Each model specifies a visibility_m distribution from which a visibility distance (in metres) is sampled per image:

dist	Parameters	Description
constant	value	Fixed value.
uniform	min, max	Uniform random in range.
normal	mean, std, optional min/max	Gaussian, optionally clamped.
lognormal	mean, sigma, optional min/max	Log-normal.
choice	values, optional weights	Discrete weighted choice.

The sampled visibility V is converted to the attenuation coefficient: k = -ln(C_t) / V.

Heterogeneous Noise Fields

Both k_hetero and ls_hetero use Perlin FBM (fractional Brownian motion) to generate spatially-varying factor fields:

"k_hetero": {
  "scales": "auto",
  "min_scale": 2,
  "max_scale": null,
  "min_factor": 0.0,
  "max_factor": 1.0,
  "normalize_to_mean": true
}

The noise field (values in [0, 1]) is mapped to a factor field: factor(x) = min_factor + (max_factor - min_factor) * noise(x). When normalize_to_mean is true, the factor field is rescaled so its spatial mean equals 1.0, preserving the overall fog density while introducing spatial variation.

Parameter	Effect
min_factor / max_factor	Range of the multiplicative factor.
normalize_to_mean	Rescale factors so the image-wide mean equals the base value.
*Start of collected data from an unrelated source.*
@@ -597,8 +623,8 @@
     if (lane == 0) wb.beam_count[b] = n_tri;
 }
 
-template <bool COUNT>
-__global__ __launch_bounds__(WAVE) void k_wf_trace_camera(DevScene sc, rt::WfBuffers wb, uint32_t n_samples) {
+template <bool COUNT, bool IMPLICIT>
+__global__ __launch_bounds__(WAVE) void k_wf_trace_camera(DevScene sc, DevFrame fr, rt::WfBuffers wb, uint32_t n_samples, uint32_t first_sample) {
     extern __shared__ uint4 s_cam[];
     if (wb.totals[rt::WF_TOTAL_ERROR] != 0ull) return;
     const uint32_t lane = threadIdx.x;
@@ -623,17 +649,21 @@
             __syncthreads();
         }
         for (uint32_t k = k_first; k < k_end; k++) {
-            const uint32_t sb = RT_WF_BLOCK_MAJOR ? b * n_samples + k : k * wb.n_blocks + b;
-            const uint32_t p = sb * WAVE + lane;
-            const bool valid = wb.pxy[p] != 0xFFFFFFFFu;
+            const uint32_t p = wf_slot_block(b, k, n_samples, wb.n_blocks) * WAVE + lane;
+            const uint32_t pxy = wb.pxy[p];
+            const bool valid = pxy != 0xFFFFFFFFu;
             if (__ballot(valid) == 0ull) continue;
             V3 o = v3(0.0f, 0.0f, 0.0f), d = v3(0.0f, 0.0f, 1.0f);
             if (valid) {
-                float4 ro = wb.ray_o[p], rd = wb.ray_d[p];
-                RT_KEEP4_EARLY(ro);
-                RT_KEEP4_EARLY(rd);
-                o = f4v(ro);
-                d = f4v(rd);
+                if (IMPLICIT) {
+                    wf_camera_state(fr, first_sample, k, pxy, o, d);
+                } else {
+                    float4 ro = wb.ray_o[p], rd = wb.ray_d[p];
+                    RT_KEEP4_EARLY(ro);
+                    RT_KEEP4_EARLY(rd);
+                    o = f4v(ro);
+                    d = f4v(rd);
+                }
             }
             Hit hit;
             hit.t = valid ? RT_F32_MAX : -1.0f;
@@ -959,8 +989,9 @@
     c[rt::WF_SHADOW_CURSOR] = 0;
 }
 
+template <bool IMPLICIT>
 __global__ __launch_bounds__(256, RT_WF_SHADE_WAVES) void k_wf_finish(DevScene sc, DevFrame fr, rt::WfBuffers wb, const uint32_t* __restrict__ queue,
-                                                  uint32_t* __restrict__ next_queue) {
+                                                  uint32_t* __restrict__ next_queue, uint32_t n_samples, uint32_t first_sample) {
     __shared__ DevLight s_lights[RT_WF_MAX_LIGHTS];
     if (wb.totals[rt::WF_TOTAL_ERROR] != 0ull) return;
     stage_lights(s_lights, sc);
@@ -984,14 +1015,25 @@
         if (id != WF_SENTINEL) {
             vp = wb.vtx[2 * (size_t)id];
             vn = wb.vtx[2 * (size_t)id + 1];
-            th = wb.thr[id];
-            ra = wb.rad[id];
-            rdin = wb.ray_d[id];
-            RT_KEEP4(vp);
-            RT_KEEP4(vn);
-            RT_KEEP4(th);
-            RT_KEEP4(ra);
-            RT_KEEP4(rdin);
+            if (IMPLICIT) {
+                const uint32_t pxy = wb.pxy[id];
+                RT_KEEP4(vp);
+                RT_KEEP4(vn);
+                V3 o, d;
+                const SimpleRng rng0 = wf_camera_state_of(fr, n_samples, wb.n_blocks, first_sample, id, pxy, o, d);
+                th = make_float4(1.0f, 1.0f, 1.0f, __uint_as_float(WF_DEPTH0_TW));
+                ra = make_float4(0.0f, 0.0f, 0.0f, __uint_as_float(rng0.seed));
+                rdin = make_float4(d.x, d.y, d.z, __uint_as_float(id));
+            } else {
+                th = wb.thr[id];
+                ra = wb.rad[id];
+                rdin = wb.ray_d[id];
+                RT_KEEP4(vp);
+                RT_KEEP4(vn);
+                RT_KEEP4(th);
+                RT_KEEP4(ra);
+                RT_KEEP4(rdin);
+            }
         }
         const uint32_t vis = __float_as_uint(vn.w);
         if (id != WF_SENTINEL && __float_as_uint(vp.w) == WF_NO_VERTEX) {
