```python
def subband_mlp_bwd(x, gy, w0, b0, w1, b1, w2, b2, w3, hidden=32):
    P, B, Cc, h, w = x.shape
    gx = torch.empty_like(x)
    hs = [torch.empty(P, B, Cc * hidden, h, w, device=x.device, dtype=torch.float32) for _ in range(6)]
    check(_lib.load().lldwt_subband_mlp_bwd(_chk(x, "x"), _chk(gy, "gy"), _chk(gx), *[_chk(t) for t in hs], P, B, Cc, h * w,
                                            hidden, _chk(w0), _chk(b0), _chk(w1), _chk(b1), _chk(w2), _chk(b2), _chk(w3),
                                            _stream()), "subband_mlp_bwd")
    return gx, hs[:3], hs[3:]


def subband_mlp_bwd_w(x, gy, w0, b0, w1, b1, w2, b2, w3, hidden=32):
    lib = _lib.load()
    P, B, Cc, h, w = x.shape
    gx = torch.empty_like(x)
    shapes = [(P, Cc * hidden, 1, 1, 1), (P, Cc * hidden), (P, Cc * hidden, hidden, 1, 1), (P, Cc * hidden),
              (P, Cc * hidden, hidden, 1, 1), (P, Cc * hidden), (P, Cc, hidden, 1, 1), (P, Cc)]
    g = [torch.empty(s, device=x.device, dtype=torch.float32) for s in shapes]
    nb = lib.lldwt_subband_mlp_bwd_w_ws_bytes(P, Cc, h * w)
    ws = workspace(nb, x.device)
    check(lib.lldwt_subband_mlp_bwd_w(_chk(x, "x"), _chk(gy, "gy"), _chk(gx), P, B, Cc, h * w, hidden, _chk(w0), _chk(b0),
                                      _chk(w1), _chk(b1), _chk(w2), _chk(b2), _chk(w3), *[_chk(t) for t in g],
                                      C.c_void_p(ws.data_ptr()), nb, _stream()), "subband_mlp_bwd_w")
    return gx, g


def conv_desc(cin, cout, K, groups=1, act=ACT_NONE, upsample2=False, transposed=False, tap_mask=None, oc_block=None,
              oc_stride=0, oc_off=0, ytot=None, ic_block=0, ic_stride=0, ic_off=0, xtot=0, epi=0):
    return ConvDesc(cin, cout, K, groups, act, int(bool(upsample2)), int(bool(transposed)),
                    (1 << (K * K)) - 1 if tap_mask is None else int(tap_mask), cout if oc_block is None else oc_block,
                    oc_stride, oc_off, cout if ytot is None else ytot, ic_block, ic_stride, ic_off, xtot, epi)
# ... 801 lines not shown
```

### include/lldwt.h

```cpp
#ifndef LLDWT_H
#define LLDWT_H

#include <stdint.h>

#ifdef __cplusplus
extern "C" {
#endif

#define LLDWT_OK 0
#define LLDWT_EINVAL (-1)
#define LLDWT_EHIP (-2)
#define LLDWT_EWS (-3)

#define LLDWT_ACT_NONE 0
#define LLDWT_ACT_TANH 1
#define LLDWT_ACT_LRELU 2
#define LLDWT_ACT_RELU 3

const char* lldwt_last_error(void);
int lldwt_version(void);
int lldwt_device_ok(void);

typedef struct lldwt_view {
    float* p;
// ... 70 lines not shown
                          int block_offset, int inverse, int scale, int C, int64_t* saved_floats);
int lldwt_lifting_forward_train(const float* x, float* ll, float* const* yh, int64_t planes, int64_t batch, int64_t H,
                                int64_t W, int levels, const float* taps, const float* packed, int nblocks,
                                int block_offset, int different, int C, int K, float res_weight, int linear,
                                const float* scale_nh, const float* scale_nl, void* ws, int64_t ws_bytes, float* saved,
                                void* stream);
int lldwt_lifting_inverse_train(const float* ll, const float* const* yh, float* x, int64_t planes, int64_t batch,
                                int64_t H, int64_t W, int levels, const float* taps, const float* packed, int nblocks,
                                int block_offset, int C, int K, float res_weight, int linear, const float* scale_nh,
                                const float* scale_nl, void* ws, int64_t ws_bytes, float* saved, void* stream);
int lldwt_lift_bwd_pre(lldwt_view g_dst_out, lldwt_view g_dst_in, float* g, int64_t Z, int64_t h, int64_t w, void* stream);
int lldwt_lift_bwd_fin(const float* g, const float* dsk, const float* srcv, lldwt_view g_src, int64_t Z, int64_t batch,
                       int64_t h, int64_t w, const float* taps, float* dtaps, int vertical, float sign, float res_weight,
                       void* stream);

int64_t lldwt_lift_step_bwd_ws_bytes(int64_t Z, int64_t h, int64_t w, int C);
int lldwt_lift_step_bwd(lldwt_view g_dst_out, lldwt_view g_dst_in, lldwt_view g_src, const float* saved_step,
                        int64_t planes, int64_t batch, int64_t h, int64_t w, const float* taps, float* dtaps,
                        const float* packed, int64_t packed_plane_stride, float* dw1, float* db1, float* dw2, float* db2,
                        float* dw3, float* db3, float* dw4, float* db4, int C, int K, float res_weight, float sign,
                        int vertical, int linear, void* ws, int64_t ws_bytes, void* stream);

int lldwt_bwd_lift_f16(void);
int64_t lldwt_pack_pblock_bwd_ws_bytes(int planes);
int lldwt_pack_pblock_bwd(const float* w1, const float* w2, const float* w3, const float* w4, float* packed, void* ws,
                          int64_t ws_bytes, int planes, int C, int K, void* stream);
int lldwt_lift_step_bwd_f16(lldwt_view g_dst_out, lldwt_view g_dst_in, lldwt_view g_src, const float* saved_step,
                            int64_t planes, int64_t batch, int64_t h, int64_t w, const float* taps, float* dtaps,
                            const float* packed, int64_t packed_plane_stride, float* dw1, float* db1, float* dw2, float* db2,
                            float* dw3, float* db3, float* dw4, float* db4, int C, int K, float res_weight, float sign,
                            int vertical, int linear, void* ws, int64_t ws_bytes, const float* packed_bwd,
                            const float* taps_id, void* stream);
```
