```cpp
int qt_stem_pool(int dtype, const void* y, const float* scale, const float* shift, void* pooled,
                 unsigned char* argmax, void* y_at_max, int batch, void* stream);
int qt_stem_conv_pool(int dtype, const void* xpad, const void* weight, int taps, const float* scale, const float* shift,
                      void* pooled, int batch, void* stream);
int qt_stem_conv_pool_nchw(int dtype, const float* image_nchw, const void* weight, int taps, const float* scale,
                           const float* shift, void* pooled, int batch, void* stream);
int qt_stem_pool_bwd(int dtype, const void* dpooled, const unsigned char* argmax, const void* y, const float* scale,
                     const float* shift, void* g, int batch, void* stream);
int qt_stem_bn_bwd_rows(int batch);
int qt_stem_bn_bwd_reduce(int dtype, const void* dpooled, const unsigned char* argmax, const void* y,
                          const float* scale, const float* shift, const float* mean, const float* invstd,
                          float* partial, int batch, void* stream);
int qt_stem_bn_bwd_sums_rows(int batch);
int qt_stem_bn_bwd_sums(int dtype, const void* dpooled, const void* y_at_max, const float* scale, const float* shift,
                        const float* mean, const float* invstd, float* partial, int batch, void* stream);
int qt_stem_bn_bwd_apply(int dtype, const void* dpooled, const unsigned char* argmax, const void* y, const float* scale,
                         const float* shift, const float* mean, const float* invstd, const float* coef, void* dy,
                         int batch, void* stream);
size_t qt_stem_bn_bwd_wgrad_workspace_bytes(int batch);
int qt_stem_bn_bwd_wgrad_ws(int dtype, const void* dpooled, const unsigned char* argmax, const void* y, const float* scale,
                            const float* shift, const float* mean, const float* invstd, const float* coef, const void* xpad,
                            float* dw, void* workspace, size_t workspace_bytes, int batch, void* stream);
int qt_stem_dgrad(int dtype, const void* dy, const float* w_oihw, float* dx, int batch, void* stream);
int qt_avgpool(int dtype, const void* x, void* dst, int batch, int hw, int C, int ld, int col0, void* stream);
int qt_avgpool_bwd(int dtype, const void* d, const void* x, void* g, int batch, int hw, int C, int ld, int col0,
                   void* stream);
int qt_quad_pool(int dtype, const void* q, void* dst, int batch, int ld, int col0, void* stream);
int qt_quad_pool_bwd(int dtype, const void* d, const void* q, void* dq, int batch, int ld, int col0, void* stream);
int qt_region_avgpool(int dtype, const void* x, void* dst, int dst_dtype, int batch, int split, int hw, int C, int ld,
                      int col0, void* stream);
int qt_region_avgpool_bwd(int dtype, const void* d, int d_dtype, const void* x, void* g, int batch, int split, int hw,
                          int C, int ld, int col0, void* stream);
int qt_attention_gate(int dtype, const float* v, const float* w1, const float* b1, const float* w2, const float* b2,
                      float* act, float* alpha, void* out, int batch, int ld, int col0, void* stream);
int qt_attention_gate_bwd(int dtype, const void* d, const float* v, const float* act, const float* alpha, const float* w1,
                          const float* w2, float* ds, float* dpre, float* dv, int batch, int ld, int col0, void* stream);
int qt_relu_mask_cols(int dtype, const void* d, const void* act, float* out, long long rows, int cols, int ld, int col0,
                      float mul, void* stream);
int qt_lstm_forward(const float* xproj, const float* whh_t, const float* bhh, float* gates, float* cell, float* hprev,
// ... 139 lines not shown
```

Recommended for k_hetero.
scales / min_scale / max_scale	Control spatial frequency content.

Fog Output

Foggy images are saved as PNG files organised by model name:

<output_path>/
  uniform/
    beta_0.0374_airlight_0.353_0.784_1_rgb_00000.png
    config.json
  heterogeneous_k/
    ...

---

Sky-Depth Transform

Overrides depth values in sky regions with a configurable constant. Useful for datasets where sky depth is encoded as zero or infinity and needs to be normalised to a large finite value.

Sky-Depth Config

{
  "sky_depth_value": 1000.0
}

Field	Description
sky_depth_value	Depth value assigned to all sky pixels. Defaults to 1000.0.

Sky-Depth Output

Depth maps are saved as .npy float32 files preserving the original directory hierarchy.

---

Radial Transform

Converts planar (z-buffer) depth to radial (Euclidean) depth using camera intrinsics. For each pixel (u, v):

d_radial(u, v) = d_planar(u, v) * sqrt(((u - cx)/fx)^2 + ((v - cy)/fy)^2 + 1)

Radial Config

{}

No special parameters are required. The transform reads intrinsics from the intrinsics hierarchical modality.

Radial Output

Depth maps are saved as .npy float32 files preserving the original directory hierarchy.